I went back and forth on this topic. I just bought a Lowrance elite 9ti, and I'm thinking about the Xi3/5 to plug it in. 

However, when will you use this feature? Not really on the flats as you are typically sight fishing. Against the mangroves, not really. Fishing a dock, nope. Holding under a bridge, no.

The only thing I can really think of is deeper waters. Even so I'm not usually following a channel in the deep, just setting up over a wreck. 
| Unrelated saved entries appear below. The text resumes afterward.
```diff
@@ -282,8 +282,8 @@
         static_for<4>([&](auto T) {
             static_for<7>([&](auto K) {
                 constexpr int t = decltype(T)::value, k = decltype(K)::value;
-                if constexpr (k < h1(s)) {
-                    constexpr int j = sq_tap_tile(RG, s / CH, k);
+                if constexpr (k < h1(s) && (s % CHL + 1 < CHL || t < LAST_T)) {
+                    constexpr int j = sq_tap_tile(RG, s / CHL, k);
                     acc[j] = __builtin_amdgcn_mfma_f32_16x16x4f32(w0[t], a1[k][t], acc[j], 0, 0, 0);
                 }
             });
@@ -302,8 +302,8 @@
         static_for<4>([&](auto T) {
             static_for<7>([&](auto K) {
                 constexpr int t = decltype(T)::value, k = decltype(K)::value;
-                if constexpr (h1(s) + k < cnt(s)) {
-                    constexpr int j = sq_tap_tile(RG, s / CH, h1(s) + k);
+                if constexpr (h1(s) + k < cnt(s) && (s % CHL + 1 < CHL || t < LAST_T)) {
+                    constexpr int j = sq_tap_tile(RG, s / CHL, h1(s) + k);
                     acc[j] = __builtin_amdgcn_mfma_f32_16x16x4f32(w0[t], a2[k][t], acc[j], 0, 0, 0);
                 }
             });
diff --git a/tak_amd/csrc/net.hip b/tak_amd/csrc/net.hip
--- a/tak_amd/csrc/net.hip
+++ b/tak_amd/csrc/net.hip
@@ -566,9 +566,10 @@
         n->conv_rows = M;
         n->conv_flops = (n->fused || n->s3) ? 2ll * M * 9 * ((long long)n->cin * F + 2ll * n->R * F * F) : 2ll * M * 9 * F * F;
         if (n->fused && !n->s3) {
-            const long long c0 = (d_states && n->tower.cb) ? 16 + 4 * n->tower.cb_last_t : n->cin;
+            const bool cb0 = d_states && n->tower.cb;
+            const long long c0 = cb0 ? 16 + 4 * n->tower.cb_last_t : n->cin;
             const long long taps = tower_square_tiles(N, F, nb) ? (long long)nb * 169 : 9ll * M;
-            n->conv_flops_exec = 2ll * M * 9 * c0 * F + 2ll * taps * 2ll * n->R * F * F;
+            n->conv_flops_exec = 2ll * (cb0 ? taps : 9ll * M) * c0 * F + 2ll * taps * 2ll * n->R * F * F;
         } else n->conv_flops_exec = n->conv_flops;
         chain->push_back(prof_event(n, st));
     }
diff --git a/tak_amd/csrc/net_kernels.hip b/tak_amd/csrc/net_kernels.hip
--- a/tak_amd/csrc/net_kernels.hip
+++ b/tak_amd/csrc/net_kernels.hip
@@ -286,6 +286,40 @@
         const WRaw r1 = ws_load_raw(states + (size_t)(pos0 + (p1 < npos ? p1 : p)) * geo.bytes, geo);
         stage_one(p, r0);
         if (p1 < npos) stage_one(p1, r1);
+    }
+}
+template <int NWAVES, int CH>
+__device__ __forceinline__ void tower_stage_states_cb_sq(f32x4* lds4, f32x4* pb4, const uint8_t* states, int pos0, int npos,
+                                                         const TowerParams& T) {
+    constexpr int n = SQ_NB, nsq = n * n, PW = 16, PP4 = sq_image_pitch4<CH>(), CP4 = sq_image_cell4<CH>(), LAST_T = 3;
+    const int wave = threadIdx.x >> 6, lane = threadIdx.x & 63;
+    const Geom geo = make_geom(n);
+    auto stage_one = [&](int p, const WRaw& raw) {
+        WState ws;
+        ws_unpack(ws, raw, geo);
+        const float fcd = fcd_value(ws, geo);
+        const RowMask m = ws_row_mask(ws, geo);
+        if (lane < nsq) {
+            f32x4* cell = lds4 + p * PP4 + lane * CP4;
+            f32x4 qd[8];
+            tower_cb_board_quads(m, n, qd);
+#pragma unroll
+            for (int k = 0; k < 4; k++) cell[k] = qd[k];
+            const f32x4 lc[4] = {qd[4], qd[5], qd[6], qd[7]};
+            conv_last_chunk_store(cell + 4, lc, LAST_T);
+        }
+        tower_cb_table(ws, fcd, n, p, 4 * CH, (const f32x4*)T.cplane_sums, (const f32x4*)T.b[0], pb4);
+    };
+    for (int p = wave; p < npos; p += 2 * NWAVES) {
+        const int p1 = p + NWAVES;
+        const WRaw r0 = ws_load_raw(states + (size_t)(pos0 + p) * geo.bytes, geo);
+        const WRaw r1 = ws_load_raw(states + (size_t)(pos0 + (p1 < npos ? p1 : p)) * geo.bytes, geo);
+        stage_one(p, r0);
+        if (p1 < npos) stage_one(p1, r1);
+    }
+    for (int idx = threadIdx.x; idx < (PW - npos) * nsq * 8; idx += NWAVES * 64) {
+        const int c = idx >> 3;
+        lds4[(npos + c / nsq) * PP4 + (c % nsq) * CP4 + (idx & 7)] = f32x4{0.0f, 0.0f, 0.0f, 0.0f};
     }
 }
 
@@ -811,6 +845,19 @@
     }
 }
 
+template <int RG, int CH>
+__device__ __forceinline__ void tower_sq_cb_epilogue(const f32x4* pbq, f32x4 (&acc)[13]) {
+#pragma unroll
+    for (int j = 0; j < sq_tiles(RG); j++) {
+        constexpr int n = SQ_NB;
+        const int sq = sq_tile(RG, j), y = sq / n, x = sq % n;
+        const int cls = (y == 0 ? 0 : y == n - 1 ? 2 : 1) * 3 + (x == 0 ? 0 : x == n - 1 ? 2 : 1);
+        f32x4 v = acc[j] + pbq[cls * 4 * CH];
+        v[0] = fmaxf(v[0], 0.0f); v[1] = fmaxf(v[1], 0.0f); v[2] = fmaxf(v[2], 0.0f); v[3] = fmaxf(v[3], 0.0f);
+        acc[j] = v;
+    }
+}
+
 template <int CH0, bool FROM_STATES, bool CB = false>
 __global__ __launch_bounds__(512) void k_tower_sq(const float* __restrict__ in, TowerParams T, float* __restrict__ out, int B) {
     static_assert(!CB || FROM_STATES, "the constant-plane bias needs the packed states");
@@ -829,38 +876,75 @@
     const uint32_t wlane = (uint32_t)(((ch0 + r16) * 4 + q) * 16);
     f32x4 w0 = f32x4{0.0f, 0.0f, 0.0f, 0.0f}, w1 = w0;
     f32x4 acc[RTW];
-    int rho0, my_tiles;
-    tower_plain_layer0<RTW, NWAVES, CH0, CH, NB, FROM_STATES, CB>(in, T, lds4, PW, pos0, npos, CTW, wlane, acc, rho0, my_tiles, w0, w1);
-    if (T.nlayers == 1) {
+    int ad = r16 * PP4 + q;
+    const int turn = rg;
+    if constexpr (CB) {
+        static_assert(CH0 == 2, "board planes: 32 channels");
+        f32x4* pb4 = lds4 + PW * PP4;
+        tower_stage_states_cb_sq<NWAVES, CH>(lds4, pb4, (const uint8_t*)in, pos0, npos, T);
+        conv_halo_first_weights<CH0, CH>(T.w0_board, wlane, w0, w1);
+        __syncthreads();
+#pragma unroll
+        for (int j = 0; j < RTW; j++) acc[j] = f32x4{0.0f, 0.0f, 0.0f, 0.0f};
+        asm volatile("" : "+v"(ad));
+        TG_STAMP(0, 0);
+        const float* wnext = T.nlayers > 1 ? T.w[1] : T.w0_board;
+        if (rg == 0) conv_mainloop_sq<0, CH, CH0, 3>(lds4 + ad, T.w0_board, wnext, wlane, acc, turn, w0, w1);
+        else conv_mainloop_sq<1, CH, CH0, 3>(lds4 + ad, T.w0_board, wnext, wlane, acc, turn, w0, w1);
+        TG_STAMP(0, 1);
+        const f32x4* pbq = pb4 + (r16 < npos ? r16 : 0) * 9 * 4 * CH + (ch0 >> 2) + q;
+        if (rg == 0) tower_sq_cb_epilogue<0, CH>(pbq, acc);
+        else tower_sq_cb_epilogue<1, CH>(pbq, acc);
+        if (T.nlayers == 1) {
+            if (r16 < npos) {
+                int p = pos0 + r16;
+                asm volatile("" : "+v"(p));
+                if (rg == 0) tower_sq_store<0, CH>(acc, T, out, p, q, ct);
+                else tower_sq_store<1, CH>(acc, T, out, p, q, ct);
+            }
+            return;
+        }
+        TG_STAMP(0, 2);
+        __syncthreads();
+        TG_STAMP(0, 3);
+        f32x4* cell4 = lds4 + ad + (ch0 >> 2);
+        if (rg == 0) tower_sq_writeback<0, CH>(cell4, acc, false);
+        else tower_sq_writeback<1, CH>(cell4, acc, false);
+        TG_STAMP(0, 4);
+        __syncthreads();
+        TG_STAMP(0, 5);
+    } else {
+        int rho0, my_tiles;
+        tower_plain_layer0<RTW, NWAVES, CH0, CH, NB, FROM_STATES, CB>(in, T, lds4, PW, pos0, npos, CTW, wlane, acc, rho0, my_tiles, w0, w1);
+        if (T.nlayers == 1) {
+#pragma unroll
+            for (int j = 0; j < RTW; j++) {
+                const int rho = rho0 + j * 16;
+                if (j < my_tiles && rho < npos * nsq) {
+                    const int p = pos0 + rho / nsq, sq = rho % nsq;
+                    if (T.frag_out) ((f32x4*)out)[((size_t)(p >> 4) * (nsq * CH) + sq * CH + ct) * 64 + (p & 15) * 4 + q] = acc[j];
+                    else *(f32x4*)&out[((size_t)pos0 * nsq + rho) * (16 * CH) + ch0 + 4 * q] = acc[j];
+                }
+            }
+            return;
+        }
+        TG_STAMP(0, 2);
+        __syncthreads();
+        TG_STAMP(0, 3);
 #pragma unroll
         for (int j = 0; j < RTW; j++) {
             const int rho = rho0 + j * 16;
-            if (j < my_tiles && rho < npos * nsq) {
-                const int p = pos0 + rho / nsq, sq = rho % nsq;
-                if (T.frag_out) ((f32x4*)out)[((size_t)(p >> 4) * (nsq * CH) + sq * CH + ct) * 64 + (p & 15) * 4 + q] = acc[j];
-                else *(f32x4*)&out[((size_t)pos0 * nsq + rho) * (16 * CH) + ch0 + 4 * q] = acc[j];
-            }
-        }
-        return;
-    }
-    TG_STAMP(0, 2);
-    __syncthreads();
-    TG_STAMP(0, 3);
-#pragma unroll
-    for (int j = 0; j < RTW; j++) {
-        const int rho = rho0 + j * 16;
-        if (j < my_tiles) {
-            const int p = rho / nsq, sq = rho - p * nsq;
-            lds4[p * PP4 + sq * CP4 + (ch0 >> 2) + q] = acc[j];
-        }
-        acc[j] = f32x4{0.0f, 0.0f, 0.0f, 0.0f};
-    }
-    TG_STAMP(0, 4);
-    __syncthreads();
-    TG_STAMP(0, 5);
-
-    int ad = r16 * PP4 + q;
-    const int turn = rg;
+            if (j < my_tiles) {
+                const int p = rho / nsq, sq = rho - p * nsq;
+                lds4[p * PP4 + sq * CP4 + (ch0 >> 2) + q] = acc[j];
+            }
+            acc[j] = f32x4{0.0f, 0.0f, 0.0f, 0.0f};
+        }
+        TG_STAMP(0, 4);
+        __syncthreads();
+        TG_STAMP(0, 5);
+    }
+
     for (int layer = 1; layer < T.nlayers; layer++) {
         asm volatile("" : "+v"(ad));
         const f32x4* img4 = lds4 + ad;
@@ -1821,7 +1905,8 @@
     const size_t plain = (size_t)(PW * NB * NB + 1) * ((CB ? T.cb_cin_pad : T.cin_pad) + LDS_PAD16) * sizeof(float) +
                          (CB ? tower_cb_table_bytes(PW, 16 * CH) : 0);
     const size_t image = (size_t)PW * sq_image_pitch4<CH>() * 16;
-    const size_t lds = plain > image ? plain : image;
+    if (CB && (T.cb_cin_pad != 32 || T.cb_last_t != 3)) return hipErrorInvalidValue;
+    const size_t lds = CB ? image + tower_cb_table_bytes(PW, 16 * CH) : plain > image ? plain : image;
     static LdsAttr lds_attr;
     if (hipError_t e = lds_attr.ensure((const void*)k_tower_sq<CH0, FROM_STATES, CB>, lds); e != hipSuccess) return e;
     hipLaunchKernelGGL((k_tower_sq<CH0, FROM_STATES, CB>), dim3((B + PW - 1) / PW), dim3(512), lds, st, in, T, out, B);
```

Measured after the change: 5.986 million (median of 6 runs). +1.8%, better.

Just my take. I think it's cool, but I'm not sure if it's really useful over the features already built into the trolling motors.


----------



## Marco Mike (Mar 27, 2019)

I was thinking about while scoping out a line of mangroves while on sideview. You see an island or stretch that looks promising, buzz along it looking for deeper cutouts underneath, sunken trees or other structure, mark what looks good and have the trolling motor bring you back to each of the spots. Seems plausible at least in theory.


----------



## Fishing_TX (Mar 21, 2018)

Just breaking in my Xi3/Pinpoint GPS to NMEA Simrad NSS7 Evo3 combo. Will let you know. Only used once so far on my Sabine Micro.


----------



## paulrad (May 10, 2016)

I have lowrance/xi5. I had it hooked together with routes that would let me go automatically along a shoreline. Just build a route and it would follow. It worked great....for about 2 months. Then it broke and I've never been able to get it to work again. Now the lowrance just won't see the trolling motor no matter what I do. Very annoying. NMEA 2000 is stupid. They should do wireless.


----------